Görüntülediğiniz mahkeme kararı kesinleşmiş bir karardır.

T.C.
İSTANBUL
BÖLGE ADLİYE MAHKEMESİ
12. HUKUK DAİRESİ
DOSYA NO: 2018/2489
KARAR NO : 2020/465
T Ü R K M İ L L E T İ A D I N A
İ S T İ N A F K A R A R I
İNCELENEN KARARIN
MAHKEMESİ: İSTANBUL 8. ASLİYE TİCARET MAHKEMESİ
TARİHİ: 17/04/2018
NUMARASI : 2016/1148 Esas 2018/314 Karar
DAVA: Menfi Tespit (Hizmet Sözleşmesinden Kaynaklanan)
İSTİNAF KARAR TARİHİ: 07/05/2020
Davanın reddine ilişkin hükmün davacı vekilince istinaf edilmesi üzerine düzenlenen rapor ve dosya kapsamı incelenip gereği görüşülüp düşünüldü;
DAVA: Davacı vekili dava dilekçesinde; davalı şirketin müvekkili şirkete toplam 456.170,41 TL tutarında 9 adet fatura kestiğini, bu faturalar karşılığında müvekkilinin çek ve banka havaleleri ile toplam 452.873,77 TL tutarında davalı şirkete ödeme yaptığını, müvekkili şirketin güvence olarak davalı şirkete 165.000.-TL bedelli çeki teslim ettiğini, davalının bu çeki takibe koyarak müvekkili hakkında icra takibi başlattığını, müvekkilinin haciz baskısı altında 130.000.-TL’yi taksitli olarak ödeme taahhüdünde bulunduğunu, daha sonra 10.000.TL ödeme yapıldığını, müvekkilin davalı şirkete borcunu ödemesine rağmen bu ödeme ile 6.703,36 TL tutarında fazla ödeme yaptığını açıklanan nedenlerle; icra takibi ve dava konusu çek nedeniyle davalı yana borçlu bulunmadıklarının tespitine karar verilmesini talep ve dava etmiştir.
CEVAP : Davalı vekili cevap dilekçesinde; davacı şirket aleyhine 165.000.-TL bedelli çekin tahsili için icra takibi başlatıldığını ve takibin kesinleştiğini, kesinleşen takip gereği hacze gidildiğini, bu haciz işlemi sırasında davacı şirket yetkilisi 217.8841,45 TL’lik borcun 130.000.-TL’sini kabul edilerek taksitler halinde ödeyeceğini taahhüt ettiğini, davacı ödeme taahhüdünü yerine getirmediği için ikinci sefer hacze gidildiğini ve … plakalı aracın fiilen haczedilerek yediemin otoparkına çektirildiğini, davacının fazladan ödediğini iddia ettiği 6.703,36 TL’nin haciz sırasında vermiş olduğu ödeme taahhüdü gereği ilk taksit olduğunu, istirdat talebinin dayanaksız olduğunu belirterek davanın reddine karar verilmesini istemiştir.
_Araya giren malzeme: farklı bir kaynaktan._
# PKU-EPIC/GAPartNet

Hardware: AMD Instinct MI355X
Metric: point-clouds/sec (20k pts, train step) (higher is better)
Workload: dtype f32

## Files before the change

gapartnet_amd/_C.py:

```python
import ctypes
import os
import subprocess

_HERE = os.path.dirname(os.path.abspath(__file__))
SO_PATH = os.path.join(_HERE, "libgpn_hip.so")
CSRC = os.path.join(_HERE, "csrc")

_lib = None

_SIZE_T_FUNCS = (
    "gpn_voxelize_ws_bytes", "gpn_voxelize_scenes_ws_bytes", "gpn_rulebook_subm3_ws_bytes", "gpn_rulebook_down_ws_bytes",
    "gpn_rulebook_down_lists_ws_bytes", "gpn_rulebook_level_counts_ws_bytes", "gpn_spconv_fwd_ws_bytes", "gpn_spconv_fwd_w_ws_bytes", "gpn_net_ws_bytes", "gpn_linear_bwd_ws_bytes", "gpn_ball_query_grid_ws_bytes", "gpn_point_losses_ws_bytes", "gpn_rulebook_tile_order_ws_bytes", "gpn_bn_ws_bytes", "gpn_spconv_wgrad_ws_bytes", "gpn_ccl_ws_bytes", "gpn_nms_ws_bytes", "gpn_pn2_furthest_point_sampling_ws_bytes", "gpn_pose_fit_ws_bytes", "gpn_proposals_revoxelize_ws_bytes", "gpn_proposals_postprocess_ws_bytes", "gpn_backbone_prepare_arena_bytes", "gpn_scene_prepare_ws_bytes",
    "gpn_view_fps_ws_bytes", "gpn_net_forward_bf16_ws_bytes", "gpn_scene_maps_ws_bytes", "gpn_boxes_draw_ws_bytes",
    "gpn_pointmlp_wgrad_ws_bytes",
)


class GpnError(RuntimeError):
    pass


def build(jobs: int = 8) -> str:
    subprocess.check_call(["make", "-C", CSRC, "-s", "-j", str(jobs)])
    return SO_PATH


def lib():
    global _lib
    if _lib is None:
        if not os.path.exists(SO_PATH):
            raise GpnError(
                f"{SO_PATH} is missing: the HIP extension has not been built. Run "
                "`python -c 'import __graft_entry__ as g; g.build()'` (needs hipcc). There is no CPU fallback.")
        import torch
        _lib = ctypes.CDLL(SO_PATH)
        _lib.gpn_last_error.restype = ctypes.c_char_p
        _lib.gpn_entry_point_name.restype = ctypes.c_char_p
        for name in _SIZE_T_FUNCS:
            getattr(_lib, name).restype = ctypes.c_size_t
        vp, i64t, i32t, f32t, st = ctypes.c_void_p, ctypes.c_int64, ctypes.c_int, ctypes.c_float, ctypes.c_size_t
        _lib.gpn_spconv_fwd_w.argtypes = [vp, vp, i32t, i32t, i32t, i32t, vp, i64t, vp, vp, st, vp]
        _lib.gpn_spconv_wgrad.argtypes = [vp, vp, vp, vp, vp, i32t, i64t, i32t, i32t, i32t, vp, vp, st, vp]
        _lib.gpn_bn_fwd_train.argtypes = [vp, vp, vp, vp, i64t, i32t, f32t, f32t, i32t, vp, vp, vp, vp, vp, vp, st, vp]
        _lib.gpn_bn_fwd_eval.argtypes = [vp, vp, vp, vp, vp, vp, i64t, i32t, i32t, vp, vp]
        _lib.gpn_bn_bwd.argtypes = [vp, vp, vp, vp, vp, vp, i64t, i32t, i32t, i32t, vp, vp, vp, vp, vp, st, vp]
        _lib.gpn_gather_rows.argtypes = [vp, vp, i64t, i32t, vp, vp]
        _lib.gpn_scatter_rows_csr.argtypes = [vp, vp, vp, i64t, i32t, vp, vp]
        _lib.gpn_spconv_tiles_min_tiles.argtypes = [i64t]
        _lib.gpn_spconv_tiles_min_tiles.restype = i64t
        _lib.gpn_spconv_direct_split.argtypes = [i64t, i64t]
        _lib.gpn_spconv_msplit.argtypes = [i32t, i32t, i32t]
    return _lib


def check(rc: int, what: str = ""):
    if rc != 0:
        msg = lib().gpn_last_error().decode("utf-8", "replace")
        raise GpnError(f"{what or 'gpn call'} failed (code {rc}): {msg}")


def ptr(t):
    if t is None:
        return ctypes.c_void_p(0)
    return ctypes.c_void_p(t.data_ptr())


def i64(v):
    return ctypes.c_int64(int(v))


def i32(v):
    return ctypes.c_int(int(v))


def f32(v):
    return ctypes.c_float(float(v))


def szt(v):
    return ctypes.c_size_t(int(v))


def host_f32x3(v):
    return (ctypes.c_float * 3)(*[float(x) for x in v])


def host_i32x3(v):
    return (ctypes.c_int32 * 3)(*[int(x) for x in v])
```

gapartnet_amd/csrc/ballquery.hip:

```cpp
#include "gpn_common.h"

#include <rocprim/rocprim.hpp>

namespace {

constexpr int kThreads = 256;
constexpr int kWaves = kThreads / 64;
constexpr int kCap = 256;
constexpr int kMaxCell = 32766;

struct GridHeader {
  unsigned int min_enc[3];
  unsigned int overflow;
};

__device__ __forceinline__ unsigned int enc_float(float f) {
  const unsigned int b = __float_as_uint(f);
  return (b & 0x80000000u) ? ~b : (b | 0x80000000u);
}
__device__ __forceinline__ float dec_float(unsigned int u) {
  return __uint_as_float((u & 0x80000000u) ? (u & 0x7fffffffu) : ~u);
}

__global__ void bq_init_kernel(GridHeader* hdr) {
  hdr->min_enc[0] = hdr->min_enc[1] = hdr->min_enc[2] = 0xffffffffu;
  hdr->overflow = 0u;
}

__global__ __launch_bounds__(kThreads) void bq_min_kernel(const float* __restrict__ points, int64_t Np, GridHeader* hdr) {
  __shared__ unsigned int smin[3];
  if (threadIdx.x < 3) smin[threadIdx.x] = 0xffffffffu;
  __syncthreads();
  unsigned int m[3] = {0xffffffffu, 0xffffffffu, 0xffffffffu};
  for (int64_t j = (int64_t)blockIdx.x * kThreads + threadIdx.x; j < Np; j += (int64_t)gridDim.x * kThreads) {
#pragma unroll
    for (int a = 0; a < 3; ++a) {
      const unsigned int e = enc_float(points[j * 3 + a]);
      m[a] = e < m[a] ? e : m[a];
    }
  }
#pragma unroll
  for (int a = 0; a < 3; ++a) atomicMin(&smin[a], m[a]);
  __syncthreads();
  if (threadIdx.x < 3) atomicMin(&hdr->min_enc[threadIdx.x], smin[threadIdx.x]);
}

__device__ __forceinline__ int cell_of(float x, float origin, float inv_cell) {
  const float c = floorf(__fmul_rn(__fsub_rn(x, origin), inv_cell));
  return (int)fminf(fmaxf(c, -4.0f), 40000.0f) + 1;
}

__device__ __forceinline__ uint64_t pack_key(int seg, int cx, int cy, int cz) {
  return ((uint64_t)(unsigned)seg << 48) | ((uint64_t)(unsigned)cx << 32) | ((uint64_t)(unsigned)cy << 16) | (uint64_t)(unsigned)cz;
}

__global__ __launch_bounds__(kThreads) void bq_keys_kernel(const float* __restrict__ points,
                                                           const int32_t* __restrict__ point_labels,
                                                           const int32_t* __restrict__ batch_offsets, int64_t Np, int64_t S,
                                                           float inv_cell, GridHeader* hdr, uint64_t* __restrict__ keys,
                                                           int32_t* __restrict__ vals) {
  const int64_t j = (int64_t)blockIdx.x * kThreads + threadIdx.x;
  if (j >= Np) return;
  if (point_labels && point_labels[j] < 0) {
    keys[j] = ~0ull;
    vals[j] = (int32_t)j;
    return;
  }
  int64_t lo = 0, hi = S;
  while (hi - lo > 1) {
    const int64_t mid = (lo + hi) >> 1;
    if ((int64_t)batch_offsets[mid] <= j) lo = mid; else hi = mid;
  }
  const int seg = (int)lo;
  const float ox = dec_float(hdr->min_enc[0]), oy = dec_float(hdr->min_enc[1]), oz = dec_float(hdr->min_enc[2]);
  const int cx = cell_of(points[j * 3], ox, inv_cell), cy = cell_of(points[j * 3 + 1], oy, inv_cell),
            cz = cell_of(points[j * 3 + 2], oz, inv_cell);
  if (cx < 1 || cy < 1 || cz < 1 || cx > kMaxCell || cy > kMaxCell || cz > kMaxCell || seg > 65535) hdr->overflow = 1u;
  keys[j] = pack_key(seg & 0xffff, cx & 0x7fff, cy & 0x7fff, cz & 0x7fff);
  vals[j] = (int32_t)j;
}

__global__ __launch_bounds__(kThreads) void bq_records_kernel(const float* __restrict__ points,
                                                              const int32_t* __restrict__ point_labels,
                                                              const int32_t* __restrict__ order, int64_t Np,
                                                              float4* __restrict__ rec) {
  const int64_t j = (int64_t)blockIdx.x * kThreads + threadIdx.x;
  if (j >= Np) return;
  const int32_t o = order[j];
  float4 r;
  r.x = points[(int64_t)o * 3];
  r.y = points[(int64_t)o * 3 + 1];
  r.z = points[(int64_t)o * 3 + 2];
  r.w = __int_as_float(point_labels ? point_labels[o] : 0);
  rec[j] = r;
}

__device__ __forceinline__ bool is_hit(float qx, float qy, float qz, float px, float py, float pz, float r2) {
  const float dx = __fsub_rn(qx, px), dy = __fsub_rn(qy, py), dz = __fsub_rn(qz, pz);
  const float d2 = __fadd_rn(__fadd_rn(__fmul_rn(dx, dx), __fmul_rn(dy, dy)), __fmul_rn(dz, dz));
  return d2 < r2;
}
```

İLK DERECE MAHKEMESİ KARARI:Mahkemece;somut olayda hukuki ihtilaf davalı yanın tahsile konu ettiği çekin teminat niteliğinde ve bedelsiz bir çek olup olmadığı noktasında olduğu,davacı yan kayıtlarında takip tarihi itibari ile halen 3.296,57 TL lik bir borcun davalı alacaklıya ödenmesi gerektiği, ancak çek bedeli kadar bir borç kayıtlarda görünmediği, ancak;takip kesinleşip haciz uygulanması esnasında davacı şirket yetkilisi borcu kabul ettiğini ve ödeme taahhüdünü icra zaptına yazdırdığı, bu hususta Yargıtay uygulaması yerleşik olup, ihtiyati değil kesin haciz sırasındaki borç kabulü ve ödeme taahhüdünün bulunması durumunda artık bedelsizlikten ve teminattan bahsedilemeyeceği, kesin haciz ortamının bir haciz baskısı olmadığı, haciz baskısının ancak ihtiyati haciz gibi durumlarda sözkonusu olacağı, davacının yetkili temsilcisinin borcu ikrarı ve ödeme taahhüdünde bulunması davacı şirketi kesin olarak bağlayıcı olacağı gerekçesiyle davanın reddine karar verilmiştir.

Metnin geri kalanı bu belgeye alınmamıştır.